== Provided data ==

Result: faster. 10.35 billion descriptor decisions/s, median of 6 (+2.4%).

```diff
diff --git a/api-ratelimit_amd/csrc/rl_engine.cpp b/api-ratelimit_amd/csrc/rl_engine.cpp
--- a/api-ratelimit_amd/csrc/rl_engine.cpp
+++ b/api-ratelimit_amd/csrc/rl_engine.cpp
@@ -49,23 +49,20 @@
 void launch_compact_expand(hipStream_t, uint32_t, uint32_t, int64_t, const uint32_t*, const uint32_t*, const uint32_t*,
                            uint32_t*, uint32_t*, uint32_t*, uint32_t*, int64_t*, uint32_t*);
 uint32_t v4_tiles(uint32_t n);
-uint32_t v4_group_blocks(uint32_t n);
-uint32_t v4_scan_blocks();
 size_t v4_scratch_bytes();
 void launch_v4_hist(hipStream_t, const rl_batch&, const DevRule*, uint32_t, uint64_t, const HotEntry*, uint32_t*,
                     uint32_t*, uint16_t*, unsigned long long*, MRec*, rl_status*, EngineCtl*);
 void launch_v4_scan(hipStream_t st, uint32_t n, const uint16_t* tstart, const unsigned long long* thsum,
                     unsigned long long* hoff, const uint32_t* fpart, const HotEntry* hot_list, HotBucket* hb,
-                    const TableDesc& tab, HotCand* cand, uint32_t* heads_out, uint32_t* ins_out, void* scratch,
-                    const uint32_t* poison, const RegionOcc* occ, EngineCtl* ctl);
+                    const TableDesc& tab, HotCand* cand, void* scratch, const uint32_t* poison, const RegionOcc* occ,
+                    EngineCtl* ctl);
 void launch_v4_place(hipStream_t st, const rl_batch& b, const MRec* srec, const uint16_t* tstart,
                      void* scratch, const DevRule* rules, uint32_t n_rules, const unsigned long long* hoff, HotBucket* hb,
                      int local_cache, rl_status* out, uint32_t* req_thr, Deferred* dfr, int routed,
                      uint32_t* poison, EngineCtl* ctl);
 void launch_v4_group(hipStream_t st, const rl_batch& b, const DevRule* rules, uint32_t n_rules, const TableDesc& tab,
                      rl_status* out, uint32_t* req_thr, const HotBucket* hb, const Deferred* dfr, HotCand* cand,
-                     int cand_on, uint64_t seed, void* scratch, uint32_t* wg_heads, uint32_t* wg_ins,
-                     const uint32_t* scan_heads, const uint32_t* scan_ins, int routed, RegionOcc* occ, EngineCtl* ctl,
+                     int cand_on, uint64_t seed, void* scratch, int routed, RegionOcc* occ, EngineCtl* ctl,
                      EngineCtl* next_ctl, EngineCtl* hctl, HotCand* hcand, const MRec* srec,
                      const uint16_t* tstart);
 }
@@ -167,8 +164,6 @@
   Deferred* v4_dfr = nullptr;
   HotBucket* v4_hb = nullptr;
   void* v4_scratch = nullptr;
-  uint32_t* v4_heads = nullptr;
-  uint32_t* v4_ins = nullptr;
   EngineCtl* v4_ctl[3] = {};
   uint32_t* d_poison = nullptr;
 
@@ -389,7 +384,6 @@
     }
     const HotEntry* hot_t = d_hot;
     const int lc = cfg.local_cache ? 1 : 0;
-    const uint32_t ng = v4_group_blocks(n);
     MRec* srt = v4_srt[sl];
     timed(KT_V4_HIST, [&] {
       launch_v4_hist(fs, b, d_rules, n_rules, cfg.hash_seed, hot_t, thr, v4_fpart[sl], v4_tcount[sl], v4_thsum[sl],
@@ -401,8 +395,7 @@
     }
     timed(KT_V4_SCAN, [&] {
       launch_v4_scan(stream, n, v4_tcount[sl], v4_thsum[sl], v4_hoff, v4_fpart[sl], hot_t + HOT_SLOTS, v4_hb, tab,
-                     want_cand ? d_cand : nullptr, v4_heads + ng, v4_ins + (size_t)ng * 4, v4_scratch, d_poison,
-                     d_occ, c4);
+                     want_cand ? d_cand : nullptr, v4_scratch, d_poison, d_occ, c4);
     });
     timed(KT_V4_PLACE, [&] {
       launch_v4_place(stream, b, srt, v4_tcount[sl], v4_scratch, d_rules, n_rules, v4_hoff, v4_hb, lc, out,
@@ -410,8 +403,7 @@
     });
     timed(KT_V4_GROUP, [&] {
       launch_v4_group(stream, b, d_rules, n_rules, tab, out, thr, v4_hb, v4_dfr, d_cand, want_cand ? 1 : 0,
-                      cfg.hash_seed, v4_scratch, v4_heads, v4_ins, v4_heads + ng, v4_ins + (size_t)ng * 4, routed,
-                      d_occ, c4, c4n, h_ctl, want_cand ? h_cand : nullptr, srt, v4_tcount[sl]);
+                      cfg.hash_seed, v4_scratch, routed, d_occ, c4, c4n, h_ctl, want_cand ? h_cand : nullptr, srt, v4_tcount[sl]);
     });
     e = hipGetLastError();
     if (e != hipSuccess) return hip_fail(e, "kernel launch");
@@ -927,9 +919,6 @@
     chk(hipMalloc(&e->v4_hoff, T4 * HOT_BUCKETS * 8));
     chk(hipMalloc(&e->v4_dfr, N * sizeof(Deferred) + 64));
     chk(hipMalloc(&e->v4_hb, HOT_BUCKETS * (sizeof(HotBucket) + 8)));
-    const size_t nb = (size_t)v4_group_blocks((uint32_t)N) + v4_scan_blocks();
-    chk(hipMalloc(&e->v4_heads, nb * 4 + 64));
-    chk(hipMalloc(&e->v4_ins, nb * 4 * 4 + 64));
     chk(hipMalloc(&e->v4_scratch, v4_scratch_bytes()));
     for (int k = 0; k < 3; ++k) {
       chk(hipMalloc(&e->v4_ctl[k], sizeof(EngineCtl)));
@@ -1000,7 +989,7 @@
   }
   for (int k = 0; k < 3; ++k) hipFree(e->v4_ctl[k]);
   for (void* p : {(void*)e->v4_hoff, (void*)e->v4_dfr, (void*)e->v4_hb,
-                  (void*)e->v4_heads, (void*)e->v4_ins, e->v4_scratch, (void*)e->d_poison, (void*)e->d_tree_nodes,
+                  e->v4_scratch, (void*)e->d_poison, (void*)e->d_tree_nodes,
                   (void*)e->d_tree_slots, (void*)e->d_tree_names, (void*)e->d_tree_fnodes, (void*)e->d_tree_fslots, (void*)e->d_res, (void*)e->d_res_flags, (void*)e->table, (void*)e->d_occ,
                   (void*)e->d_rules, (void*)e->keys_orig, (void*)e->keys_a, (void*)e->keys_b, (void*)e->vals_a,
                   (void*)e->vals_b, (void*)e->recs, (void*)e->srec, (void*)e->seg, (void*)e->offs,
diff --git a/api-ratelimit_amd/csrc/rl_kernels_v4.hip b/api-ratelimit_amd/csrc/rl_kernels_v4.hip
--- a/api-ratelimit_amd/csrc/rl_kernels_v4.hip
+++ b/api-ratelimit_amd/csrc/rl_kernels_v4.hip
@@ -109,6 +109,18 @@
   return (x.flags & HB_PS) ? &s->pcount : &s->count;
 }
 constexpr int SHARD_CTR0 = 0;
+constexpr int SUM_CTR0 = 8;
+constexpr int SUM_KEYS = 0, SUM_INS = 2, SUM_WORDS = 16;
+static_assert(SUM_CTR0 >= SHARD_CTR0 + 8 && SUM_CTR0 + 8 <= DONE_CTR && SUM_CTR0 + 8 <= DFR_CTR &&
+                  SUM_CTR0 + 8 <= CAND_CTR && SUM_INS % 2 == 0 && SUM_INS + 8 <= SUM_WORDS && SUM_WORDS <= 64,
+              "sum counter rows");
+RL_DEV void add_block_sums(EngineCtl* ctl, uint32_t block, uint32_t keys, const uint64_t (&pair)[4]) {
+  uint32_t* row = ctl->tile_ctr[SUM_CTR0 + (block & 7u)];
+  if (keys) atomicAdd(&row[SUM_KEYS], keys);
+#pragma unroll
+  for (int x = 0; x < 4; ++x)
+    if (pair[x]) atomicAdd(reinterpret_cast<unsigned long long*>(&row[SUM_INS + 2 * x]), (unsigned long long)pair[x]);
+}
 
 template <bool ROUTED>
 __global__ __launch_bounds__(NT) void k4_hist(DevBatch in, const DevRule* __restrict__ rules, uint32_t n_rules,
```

===

__Directions for this task__: From the records above, pull out every line containing the word "srec".

__Problem solution__:
 void launch_v4_place(hipStream_t st, const rl_batch& b, const MRec* srec, const uint16_t* tstart,
                      EngineCtl* next_ctl, EngineCtl* hctl, HotCand* hcand, const MRec* srec,
                   (void*)e->vals_b, (void*)e->recs, (void*)e->srec, (void*)e->seg, (void*)e->offs,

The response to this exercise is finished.